[Opening The data section]

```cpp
struct gingr_fitter {
    gingr_ctx *ctx = nullptr;
    const gingr_model *m = nullptr;
    int64_t N = 0;
    double *target = nullptr;
    double *inv_den = nullptr, *Pt1 = nullptr;
    double *fit = nullptr;
    double *P1 = nullptr, *PX = nullptr;
    int32_t *nn_idx = nullptr;
    double *nn_d2 = nullptr;
// ... 18 lines not shown
    int32_t *tperm = nullptr;
    std::vector<int32_t> h_tperm;
    double *tboxes = nullptr, *fboxes = nullptr;
    int32_t *tile_bad = nullptr;
    double *xch = nullptr;
    int64_t off[GINGR_NUM_SEGMENTS] = {0, 0}, cnt[GINGR_NUM_SEGMENTS] = {0, 0};
    double *ws = nullptr;
    int64_t ws_doubles = 0;
    int colsum_chunks = 0;
    double *work = nullptr;
    void *aos = nullptr;
    int32_t n_lm = 0;
    int32_t *lm_pid = nullptr;
    double *lm_xyz = nullptr, *lm_cov = nullptr;
    int32_t *lm_mask = nullptr;
    int32_t global_transform = GINGR_RIGID_TRANSFORMS;
    double step_length = 1.0;
    double stop_threshold = -1.0;
    int32_t stop_hit = 0;
    int32_t last_err = 0;
    bool has_state = false;
    int32_t surface_method = 0;
    bool reversed = false;
    int32_t *radj_ptr = nullptr, *radj_tri = nullptr, *rmbnd = nullptr;
    double *rmvn = nullptr, *rfboxes = nullptr;
    void *rws = nullptr;
    int64_t rq0 = 0, rqn = 0;
    double *rtvn_loc = nullptr;
    double *revsum = nullptr, *partial_revsum = nullptr;
    int32_t *gperm = nullptr;
    double *gsorted = nullptr;
    int32_t *rnn_pos = nullptr;
    bool rnn_warm = false;
    int32_t *rtri_pos = nullptr;
    bool rtri_warm = false;
    int32_t *mtri_orig = nullptr, *mboundary = nullptr;
    double *rcp = nullptr, *rd2 = nullptr, *rnnd2 = nullptr, *rw01 = nullptr, *robs = nullptr, *rwin = nullptr;
    int32_t *rnn = nullptr, *rpre = nullptr, *rhit = nullptr, *rkeys = nullptr, *rvals = nullptr, *rskeys = nullptr, *rsvals = nullptr;
    void *rsort = nullptr;
    size_t rsort_bytes = 0;
    int64_t Tm = 0, Tt = 0;
    int32_t *mtri = nullptr, *ttri = nullptr, *ttri_orig = nullptr;
    int32_t *madj_ptr = nullptr, *madj_tri = nullptr, *tadj_ptr = nullptr, *tadj_tri = nullptr;
    double *mcn = nullptr, *tcn = nullptr, *mvn = nullptr, *tvn = nullptr;
    double *mtboxes = nullptr, *ttboxes = nullptr;
    double *mtribox = nullptr, *ttribox = nullptr;
    int32_t *tboundary = nullptr;
    double *surf_cp = nullptr, *surf_d2 = nullptr, *surf_w01 = nullptr, *surf_win = nullptr, *surf_nnd2 = nullptr;
    int32_t *surf_nn = nullptr, *surf_pre = nullptr, *surf_hit = nullptr;
    struct Key {
        std::vector<double> v;
        int flavour = -1;
        double p0 = 0, p1 = 0;
        bool same(const Key &o) const { return flavour == o.flavour && p0 == o.p0 && p1 == o.p1 && v == o.v; }
    };
    Key state_key, post_key;
    bool state_key_valid = false;
    int post_stage = 0;
    bool skip_phase1 = false;
    double *small = nullptr;
    StatScratch *stat_scratch = nullptr;
    double *alt_seg = nullptr;
    bool seg_swapped = false;
    double *seg1_live() const { return seg_swapped ? alt_seg : xch + off[1]; }
    double *seg1_parked() const { return seg_swapped ? xch + off[1] : alt_seg; }
    Key alt_key;
    int alt_stage = 0;
    bool allow_alt = false, corr_stale = false;
    double *fxbuf[2] = {nullptr, nullptr};
    unsigned *lp_sync = nullptr;
    double *lp_scratch = nullptr;
    unsigned lp_epoch = 0;
    bool fx_valid[2] = {false, false};
    double *nfac[2] = {nullptr, nullptr};
    bool nf_valid[2] = {false, false};
    int live = 0;
    int32_t *surf_tri_pos = nullptr;
    bool surf_tri_warm = false;
    bool nn_warm = false, surf_nn_warm = false;
    NNGrid tgrid;
    TriGrid ttgrid;
    MovGrid mgrid;
    void forget_posteriors() {
        post_stage = 0;
        alt_stage = 0;
        fx_valid[0] = fx_valid[1] = false;
        nf_valid[0] = nf_valid[1] = false;
    }
    double *partial_out = nullptr;
    double *fullfit = nullptr, *partial_fullfit = nullptr;
    int32_t *zero_counts = nullptr;
    double *gstage = nullptr;
    int gstage_world = 0;
    int gather_agreed = -1, gather_agreed_world = 0;
    bool sharded() const { return m->M != m->M_total; }
    int32_t *retry = nullptr;
    double *fit_alt = nullptr, *mh_save = nullptr;
    double *mh_rb = nullptr;
    Key mh_key;
    bool mh_saved = false;
    uint64_t mh_serial = 0;
    bool cpd_seen = false, fit_boxes_valid = false;
    int split_half = 0;
    DevBuf cov_work, cov_out;
    int64_t n_pairs = 0, pairs_cap = -1;
    int32_t *ppid = nullptr, *pkeys = nullptr, *pvals = nullptr, *pskeys = nullptr, *psvals = nullptr;
    double *pxyz = nullptr, *pvar = nullptr, *pobs = nullptr, *pwin = nullptr;
    void *psort = nullptr;
    size_t psort_bytes = 0;
    int32_t n_pc = 0, n_cat = 0;
    std::vector<int32_t> h_pc_row, h_lm_row, h_lm_mask;
    std::vector<double> h_pc_xyz, h_pc_cov, h_lm_xyz, h_lm_cov;
    DevBuf cat_pid, cat_xyz, cat_cov;
};

constexpr int64_t kGramDowndateMinRows = 16384;
constexpr int64_t kTriGridMinTriangles = 16384;
constexpr size_t kScalarsDoubles = (sizeof(gingr_state_scalars) + 7) / 8, kDevStateDoubles = (sizeof(DevState) + 7) / 8;

template <typename T>
int dev_alloc(gingr_ctx *ctx, T **p, size_t count) {
    HIP_TRY(ctx, hipMalloc(reinterpret_cast<void **>(p), (count ? count : 1) * sizeof(T)));
    static const bool poison = getenv("GINGR_DEBUG_POISON") != nullptr;
    if (poison) {
        HIP_TRY(ctx, hipMemset(*p, 0xFF, (count ? count : 1) * sizeof(T)));
        HIP_TRY(ctx, hipDeviceSynchronize());
    }
    return GINGR_OK;
}

inline void dev_free(void *p) { if (p) (void)hipFree(p); }

inline Cloud cloud_of(const double *soa, int64_t n) { return Cloud{soa, soa + n, soa + 2 * n, n}; }

inline hipError_t ensure(DevBuf &b, size_t bytes) { return b.p && b.bytes >= bytes ? hipSuccess : b.alloc(bytes); }

int check_ready(gingr_fitter *f);
int check_parameters(gingr_fitter *f, const Correspondence &c);
SweepArgs base_args(const gingr_fitter *f);
void refresh_fit(gingr_fitter *f);
void fit_boxes_now(gingr_fitter *f);
std::vector<double> state_key_values(int32_t r, const double *alpha, const double euler[3], const double center[3], const double t[3],
                                     double scale, double sigma2);
void scalars_of_state(const DevState &hst, gingr_state_scalars *s);
int fitter_upload_zrand(gingr_fitter *f, const double *z);
void launch_mh_readback(gingr_ctx *ctx, int64_t n, const double *block, int nblock, const double *fit, int64_t M, const int32_t *perm,
                        double *out, double *flag, int32_t *done, double epoch);
bool wait_pinned_flag(gingr_fitter *f, double epoch);
int pull_small(gingr_fitter *f, const double *src, int n, double *dst);
struct PinnedWords {
    double *pin = nullptr;
    size_t pin_doubles = 0;
    double *pin_dev = nullptr;
    int32_t *done = nullptr;
    uint64_t epoch = 0;
};
bool wait_pinned_flag(const PinnedWords &w, double epoch);
int pull_small(gingr_ctx *ctx, PinnedWords &w, const double *src, int n, double *dst);
int model_observation_system(gingr_ctx *ctx, const gingr_model *model, const double euler[3], const double center[3],
                             const double translation[3], const double *obs_xyz, const double *weight, int32_t n_lm, const int32_t *lm_pid,
                             const double *lm_xyz, const double *lm_cov, gingr_fitter **f_out, DevBuf &sys);
struct Rot3 {
    double R[9];
};
void launch_basis_rotate(gingr_ctx *ctx, const gingr_model *src, const double *T, const Rot3 &rot, gingr_model *dst);
int gather_fit(gingr_fitter *f, const Correspondence &c, gingr_allreduce_fn reduce, void *user, fitter_gather_fn gather, const char *who);
int fitter_posterior_inputs(gingr_fitter *f, const Correspondence &c);
void free_meshes(gingr_fitter *f);
int pairs_ensure_planes(gingr_fitter *f);
int pairs_rebuild_cov_list(gingr_fitter *f);
void free_pairs(gingr_fitter *f);
```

[Closing The data section]

▶ _Work order_
Whenever the word "PinnedWords" shows up in a line of the entries, list that line.

▶ _The answer_
struct PinnedWords {
bool wait_pinned_flag(const PinnedWords &w, double epoch);
int pull_small(gingr_ctx *ctx, PinnedWords &w, const double *src, int n, double *dst);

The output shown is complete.